Foi entre outras também por essa razão que o legislador suprimiu a palavra “adultério” no Código Penal constituindo uma indicação clara que ela deve deixar de ser considerada relevante nos julgamentos de crimes.

Alegar a importância do adultério como atenuante num julgamento em Portugal em 2017, após a retirada da palavra “adultério” do Código Penal representa assim um desrespeito pela lei portuguesa em vigor.

Espera-se que os juízes não se refiram em acórdãos a leis revogadas. Referir leis revogadas é uma forma de dizer que se entende que ainda poderiam/deveriam estar em vigor. Referir leis e costumes de outros países é uma violação do âmbito territorial da aplicação da lei.
O genocídio, a escravatura, o racismo, o machismo, estiveram consagrados em leis noutras épocas e noutros países mas de acordo com a lei em vigor em Portugal todas estas actividades são actualmente intoleráveis.
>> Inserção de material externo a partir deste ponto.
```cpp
template <int D, int QB, bool F16>
static int launch_generic(const AttnArgs& a, int B, int max_len, hipStream_t s) {
    constexpr int rows = QT * QB;
    if (const int rc = generic_launch_ok(a.ld, max_len, rows, B, a.order, "attn")) return rc;
    return for_sequence_chunks(B, kMaxGridZ, [&](int b0, int nb) {
        const dim3 grid((unsigned int)((max_len + rows - 1) / rows), (unsigned int)a.H, (unsigned int)nb);
        hipLaunchKernelGGL((attn_varlen_kernel<D, QB, F16>), grid, dim3(256), 0, s, sequence_chunk(a, b0, nb));
        return check_launch("attn_varlen_fwd");
    });
}

template <int D, bool F16, bool QKP>
static int launch_split(const AttnSplitArgs& sa, int B, int max_len, const char* what, hipStream_t s) {
    constexpr int smem = 2 * (2 * KT * D * 2 + (QKP ? 1 : 2) * D * 128);
    if (const int rc = generic_launch_ok(sa.a.ld, max_len, QT, B, sa.a.order, what)) return rc;
    auto kern = attn_split_kernel<D, F16, QKP>;
    if (smem >= 64 * 1024) {
        static std::atomic<unsigned long long> done{0ull};
        if (const int rc = raise_dynamic_lds(done, kern, smem, "attn_split")) return rc;
    }
    return for_sequence_chunks(B, kMaxGridZ, [&](int b0, int nb) {
        const dim3 grid((unsigned int)((max_len + QT - 1) / QT), (unsigned int)sa.a.H, (unsigned int)nb);
        hipLaunchKernelGGL(kern, grid, dim3(256), smem, s, AttnSplitArgs{sequence_chunk(sa.a, b0, nb), sa.lo_in, sa.lo_out});
        return check_launch("attn_varlen_fwd_split");
    });
}

static int attn_entry_checks(const char* pre, const void* q, const void* k, const void* v, const void* o, const int32_t* cu_lens, int B,
                             int64_t T, int H, int d, int max_len, bool strides_ok, const char* strides_what, bool* empty) {
    auto bad = [&](const char* what) {
        snprintf(error_buffer(), kErrorBufferSize, "%s: %s", pre, what);
        return ESME_ERR_ARG;
    };
    *empty = false;
    if (!(B >= 0 && T >= 0 && H > 0 && d > 0 && max_len >= 0)) return bad("bad sizes");
    if (T == 0 || B == 0) { *empty = true; return ESME_OK; }
    if (!(q && k && v && o && cu_lens)) return bad("null pointer");
    if (!strides_ok) return bad(strides_what);
    if (!(aligned16(q) && aligned16(k) && aligned16(v) && (reinterpret_cast<uintptr_t>(o) & 7u) == 0)) return bad("misaligned");
    if (!(max_len > 0 && H <= 65535)) return bad("max_len must be > 0, H <= 65535");
    return ESME_OK;
}

static AttnArgs attn_args(const void* q, const void* k, const void* v, int64_t ld_qkv, void* o, int64_t ld_o, const int32_t* cu_lens, int B, int H,
                          float scale_log2, const int32_t* seq_order) {
    return AttnArgs{(const u16*)q, (const u16*)k, (const u16*)v, ld_qkv, (u16*)o, ld_o, cu_lens, H, scale_log2, 1, H * B, 0.0f, 0, seq_order};
}
static constexpr float kLog2e = 1.4426950408889634f;

static bool pipelined_ok(int d, const void* o, int64_t ld_o, int64_t ld_qkv, int max_len) {
    return (d == 64 || d == 32) && ld_o % 8 == 0 && aligned16(o) && ((int64_t)max_len + KT) * ld_qkv * 2 < 0xffffffffLL;
}

static int attn_fwd(const void* q, const void* k, const void* v, int64_t ld_qkv, void* o, int64_t ld_o, const int32_t* cu_lens,
                    int B, int64_t T, int H, int d, int max_len, float softmax_scale, void* stream, bool exact,
                    const esme_attn_opts_t* opts) {
    ESME_CHECK_ARG(!opts || opts->struct_bytes == (int)sizeof(esme_attn_opts_t), "attn: options struct of another ABI");
    const int variant = opts ? opts->variant : 0;
    const int force_qb = opts ? opts->q_blocks : 0;
    bool empty;
    if (const int rc = attn_entry_checks("attn", q, k, v, o, cu_lens, B, T, H, d, max_len,
                                         ld_qkv % 8 == 0 && ld_qkv >= (int64_t)H * d && ld_o % 4 == 0 && ld_o >= (int64_t)H * d,
                                         "bad row strides", &empty); rc || empty) return rc;
    const bool f16 = opts && opts->f16;
    const bool qp = opts && opts->q_prescaled;
    ESME_CHECK_ARG(!(f16 && qp) || ((d == 64 || d == 32) && ld_o % 8 == 0 && aligned16(o)),
                   "attn: fp16 operands combine with q_prescaled for head dims 64 / 32 only (the ping-pong kernel's fixed-reference form; "
                   "variants 1 / 2, and strides for which (max_len + 64) rows pass 2^32 bytes, run the generic kernel with a unit scale)");
    AttnArgs a = attn_args(q, k, v, ld_qkv, o, ld_o, cu_lens, B, H, qp ? 1.0f : softmax_scale * kLog2e, opts ? opts->seq_order : nullptr);
    if (!exact) { a.thr = opts ? opts->defer_max_thr : 8.0f; a.spec = opts ? opts->speculative : 1; }
    const hipStream_t s = (hipStream_t)stream;
    const char* const bad_dim = "attn: head dim must be 16, 32, 64 or 128";
    const bool pipelined = pipelined_ok(d, o, ld_o, ld_qkv, max_len) && !(f16 && qp && (variant == 1 || variant == 2));
    if (pipelined && variant == 2)
        return dispatch_head_dim<64, 32>(d, bad_dim, [&](auto D) {
            return dispatch_flags([&](auto F16, auto QP) { return launch_sb<D(), F16(), false, QP() && !F16()>(AttnSplitArgs{a, 0, 0}, B, max_len, s); }, f16, qp);
        });
    if (pipelined && variant != 1) {
        if (variant == 8 && d == 64 && !f16) return launch_pp64<8, false, 64, false>(a, B, max_len, s);
        return dispatch_head_dim<64, 32>(d, bad_dim, [&](auto D) {
            return dispatch_flags([&](auto F16, auto QP) { return launch_pp64<4, QP(), D(), F16()>(a, B, max_len, s); }, f16, qp);
        });
    }
    const bool two = (force_qb ? force_qb : (max_len >= 192 ? 2 : 1)) == 2;
    return dispatch_head_dim<16, 32, 64, 128>(d, bad_dim, [&](auto D) {
        return dispatch_flags([&](auto F16, auto TWO) { return launch_generic<D(), (TWO() && D() <= 64) ? 2 : 1, F16()>(a, B, max_len, s); }, f16, two);
    });
}

extern "C" int esme_hip_attn_varlen_fwd_split(const void* q, const void* k, const void* v, int64_t ld_qkv, int64_t lo_qkv, void* o,
                                              int64_t ld_o, int64_t lo_o, const int32_t* cu_lens, int B, int64_t T, int H, int d,
                                              int max_len, float softmax_scale, const int32_t* seq_order, void* stream) {
    bool empty;
    if (const int rc = attn_entry_checks("attn_split", q, k, v, o, cu_lens, B, T, H, d, max_len,
                                         ld_qkv % 8 == 0 && lo_qkv % 8 == 0 && lo_qkv > 0 && ld_o % 4 == 0 && lo_o % 4 == 0 &&
                                             lo_o >= (int64_t)H * d && ld_o >= lo_o + (int64_t)H * d,
                                         "bad row strides / pair offsets", &empty); rc || empty) return rc;
    const AttnSplitArgs sa{attn_args(q, k, v, ld_qkv, o, ld_o, cu_lens, B, H, softmax_scale * kLog2e, seq_order), lo_qkv, lo_o};
    return dispatch_head_dim<16, 32, 64, 128>(d, "attn_split: head dim must be 16, 32, 64 or 128", [&](auto D) {
        return launch_split<D(), false, false>(sa, B, max_len, "attn_split", (hipStream_t)stream);
    });
}

extern "C" int esme_hip_attn_varlen_fwd_qkpair_f16_opts(const void* q, const void* k, const void* v, int64_t ld_qkv, int64_t lo_qk, void* o,
                                                        int64_t ld_o, const int32_t* cu_lens, int B, int64_t T, int H, int d,
                                                        int max_len, float softmax_scale, const esme_attn_opts_t* opts, void* stream) {
    ESME_CHECK_ARG(!opts || opts->struct_bytes == (int)sizeof(esme_attn_opts_t), "attn_qkpair: options struct of another ABI");
    bool empty;
    if (const int rc = attn_entry_checks("attn_qkpair", q, k, v, o, cu_lens, B, T, H, d, max_len,
                                         ld_qkv % 8 == 0 && lo_qk % 8 == 0 && lo_qk > 0 && ld_o % 4 == 0 && ld_o >= (int64_t)H * d,
                                         "bad row strides / pair offset", &empty); rc || empty) return rc;
    const AttnSplitArgs sa{attn_args(q, k, v, ld_qkv, o, ld_o, cu_lens, B, H, softmax_scale * kLog2e, opts ? opts->seq_order : nullptr), lo_qk, 0};
    const hipStream_t s = (hipStream_t)stream;
    const char* const bad_dim = "attn_qkpair: head dim must be 16, 32 or 64";
    if (opts && opts->variant == 2 && pipelined_ok(d, o, ld_o, ld_qkv, max_len))
        return dispatch_head_dim<64, 32>(d, bad_dim, [&](auto D) { return launch_sb<D(), true, true, false>(sa, B, max_len, s); });
    return dispatch_head_dim<16, 32, 64>(d, bad_dim, [&](auto D) {
        return launch_split<D(), true, true>(sa, B, max_len, "attn_qkpair", s);
    });
}

extern "C" int esme_hip_attn_varlen_fwd_qkpair_f16(const void* q, const void* k, const void* v, int64_t ld_qkv, int64_t lo_qk, void* o,
                                                   int64_t ld_o, const int32_t* cu_lens, int B, int64_t T, int H, int d,
                                                   int max_len, float softmax_scale, const int32_t* seq_order, void* stream) {
    esme_attn_opts_t o1{(int)sizeof(esme_attn_opts_t), 0, 0, 0.0f, 0, seq_order, 0, 1};
    return esme_hip_attn_varlen_fwd_qkpair_f16_opts(q, k, v, ld_qkv, lo_qk, o, ld_o, cu_lens, B, T, H, d, max_len, softmax_scale, &o1, stream);
}

extern "C" int esme_hip_attn_varlen_fwd(const void* q, const void* k, const void* v, int64_t ld_qkv, void* o,
                                        int64_t ld_o, const int32_t* cu_lens, int B, int64_t T, int H, int d,
                                        int max_len, float softmax_scale, void* stream) {
    return attn_fwd(q, k, v, ld_qkv, o, ld_o, cu_lens, B, T, H, d, max_len, softmax_scale, stream, false, nullptr);
}

extern "C" int esme_hip_attn_varlen_fwd_opts(const void* q, const void* k, const void* v, int64_t ld_qkv, void* o,
                                             int64_t ld_o, const int32_t* cu_lens, int B, int64_t T, int H, int d,
                                             int max_len, float softmax_scale, const esme_attn_opts_t* opts, void* stream) {
    return attn_fwd(q, k, v, ld_qkv, o, ld_o, cu_lens, B, T, H, d, max_len, softmax_scale, stream, false, opts);
}

extern "C" int esme_hip_attn_varlen_fwd_exact(const void* q, const void* k, const void* v, int64_t ld_qkv, void* o,
                                              int64_t ld_o, const int32_t* cu_lens, int B, int64_t T, int H, int d,
                                              int max_len, float softmax_scale, void* stream) {
    return attn_fwd(q, k, v, ld_qkv, o, ld_o, cu_lens, B, T, H, d, max_len, softmax_scale, stream, true, nullptr);
}
```

### esm-efficient_amd/csrc/gemm.h

```cpp
#pragma once
#include "common.h"
#include "launch.h"

namespace esme {

struct GemmArgs {
    const u16* A = nullptr; int64_t lda = 0;
    const u16* W = nullptr;
    const u16* bias = nullptr;
    const u16* resid = nullptr; int64_t ldr = 0;
    u16* C = nullptr; int64_t ldc = 0;
    int64_t M = 0; int N = 0; int K = 0;
    float alpha = 0.f;
    int tiles_n = 0;
    int vec_ok = 0;
    const u16* cosT = nullptr; const u16* sinT = nullptr; const int32_t* pos = nullptr; int max_len = 0; int rot_cols = 0;
    int tiles_m = 0, gm = 1, gn = 1;
    int nt_store = 0;
    int stagger = 0;
    const float* ln_partial = nullptr; int ln_nblk = 0; int ln_dim = 0; float ln_eps = 0.f; const float* ln_c1 = nullptr; const float* ln_c2 = nullptr;
    float* stats_out = nullptr;
    int64_t stat_ld = 0;
    unsigned long long* trace = nullptr;
    int opt_gm = 0, opt_gn = 0, opt_persist = -1;
    float q_scale = 0.f; int q_cols = 0;
    float* resid32 = nullptr; int64_t ld32 = 0;
    int kt_wrap = 0; int64_t pair_off = 0; float* c32 = nullptr; int64_t ldc32 = 0;
    int f16 = 0;
    const float* ps_in = nullptr; const float* ps_out = nullptr;
    const int32_t* ext_sel = nullptr; int ext_n = 0; int64_t ext_off = 0;
    int ext_base = 0;
    int* ovf = nullptr;
    int pair_cols = 0;
    unsigned int* col_absmax = nullptr;
    unsigned int* qk_sumsq = nullptr;
    int stream_out = 0;
};

#ifdef ESME_GEMM_TRACE
#define ESME_TUNE_STORE_OK (a.nt_store != 2)
#else
#define ESME_TUNE_STORE_OK true
#endif

#ifdef ESME_GEMM_TRACE
#define ESME_TRACE_STRIDE 32
#define ESME_TRACE_MARK(i) do { if (a.trace && threadIdx.x == 0) a.trace[(size_t)blockIdx.x * ESME_TRACE_STRIDE + (i)] = __builtin_readcyclecounter(); } while (0)
#define ESME_TRACE_REAL(i) do { if (a.trace && threadIdx.x == 0) a.trace[(size_t)blockIdx.x * ESME_TRACE_STRIDE + (i)] = __builtin_amdgcn_s_memrealtime(); } while (0)
#define ESME_TRACE_SEAM(i, t) do { if (a.trace && threadIdx.x == 0 && trace_tile == (t)) a.trace[(size_t)blockIdx.x * ESME_TRACE_STRIDE + (i)] = __builtin_readcyclecounter(); } while (0)
#else
#define ESME_TRACE_MARK(i) do {} while (0)
#define ESME_TRACE_REAL(i) do {} while (0)
#define ESME_TRACE_SEAM(i, t) do {} while (0)
#endif

static constexpr int BK = 64;
constexpr bool WTN_OK(int bn, int wn) { return bn / wn == 64; }

typedef __attribute__((address_space(1))) const void* gptr_t;
typedef __attribute__((address_space(3))) void* lptr_t;


}
```

### esm-efficient_amd/csrc/gemm.hip

```cpp
#include "gemm.h"
#include <atomic>
#include <cstdlib>

namespace esme {

static constexpr int kGemmP3N = 4;
static constexpr int kNtMinMB = 256;
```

Poder-se-ia dizer que existe uma analogia dos juízes com os diplomatas. Um diplomata de um país representa no estrangeiro a posição que o seu país tem sobre variados assuntos e não a sua opinião pessoal. Ao juiz compete julgar de acordo com a lei em vigor no país onde exerce a sua função e não segundo a sua opinião pessoal.

Há assim neste caso uma invasão pelo juiz da função do legislador, criando incerteza sobre se o tribunal se rege pelas leis actuais do país ou se o julgamento decorrerá tomando em consideração as leis doutras épocas e doutras terras pelas quais o juiz nutre preferência ou sente a necessidade de referir. Essa ponderação de leis de outras épocas, de outros  países e de várias religiões terá lugar nas considerações do legislador ao criar a lei pois a legislação deve ter em conta o contexto espaço-temporal em que é definida mas ao juiz compete julgar segundo o consenso da comunidade que lhe outorgou o poder de julgar. Caso as suas convicções sejam inconciliáveis com a lei vigente em casos específicos poderá pedir escusa. E se as considerações são figuras de retórica sem consequência na decisão final será preferível que se omitam, quer para poupar tempo a quem tem que ler o acórdão não sendo relator quer para evitar intranquilidade pública como a que se verificou neste caso concreto.

A gravidade deste caso só pode ser julgada por quem tenha capacidade para aferir se estas considerações do juiz afectaram a decisão sobre o caso em julgamento. Mesmo que não tenham tido impacto na decisão final o juiz deveria ser notificado que opiniões pessoais contra a lei existente, mesmo que sejam citações de leis revogadas, de leis de outros países ou de normas religiosas, não têm lugar em acórdãos.

A juíza que segundo a própria “assinou o acórdão após leitura em diagonal” foi negligente, não nos tendo protegido do erro do colega.


Notas de rodapé:

Achei interessante este doc de alunas de direito da Universidade Nova:
Os deveres pessoais dos cônjuges

Googlei (Código Penal) e apareceu-me este link com uma versão consolidada em pdf :
Codigo_Penal_Consolidação_105737277_18-01-2017.pdf
https://dre.pt/web/guest/legislacao-consolidada/-/lc/105737277/201701182138/exportPdf/normal/1/cacheLevelPage?_LegislacaoConsolidada_WAR_drefrontofficeportlet_rp=indice

e o mesmo para Código Civil:
Codigo_Civil_Consolidação_107065833_02-11-2017.pdf
https://dre.pt/web/guest/legislacao-consolidada/-/lc/107065833/201711021032/exportPdf/normal/1/cacheLevelPage?_LegislacaoConsolidada_WAR_drefrontofficeportlet_rp=indice

Por curiosidade procurei, com a ferramenta de busca, no ficheiro do código Penal as palavras adulterio, adultera, adultero, com e sem acento agudo e confirmei com facilidade a inexistência destas palavras, conforme tinha lido na Wikipédia.

Por outro lado, no Código Civil, localizei imediatamente, num pdf de 428 páginas, a única instância de “adultério”, na página 408, no Artigo 2196º, conforme correctamente referido na Wikipédia.

É fácil propalar boatos na net, que não foi aqui o caso, mas é também fácil fazer verificações!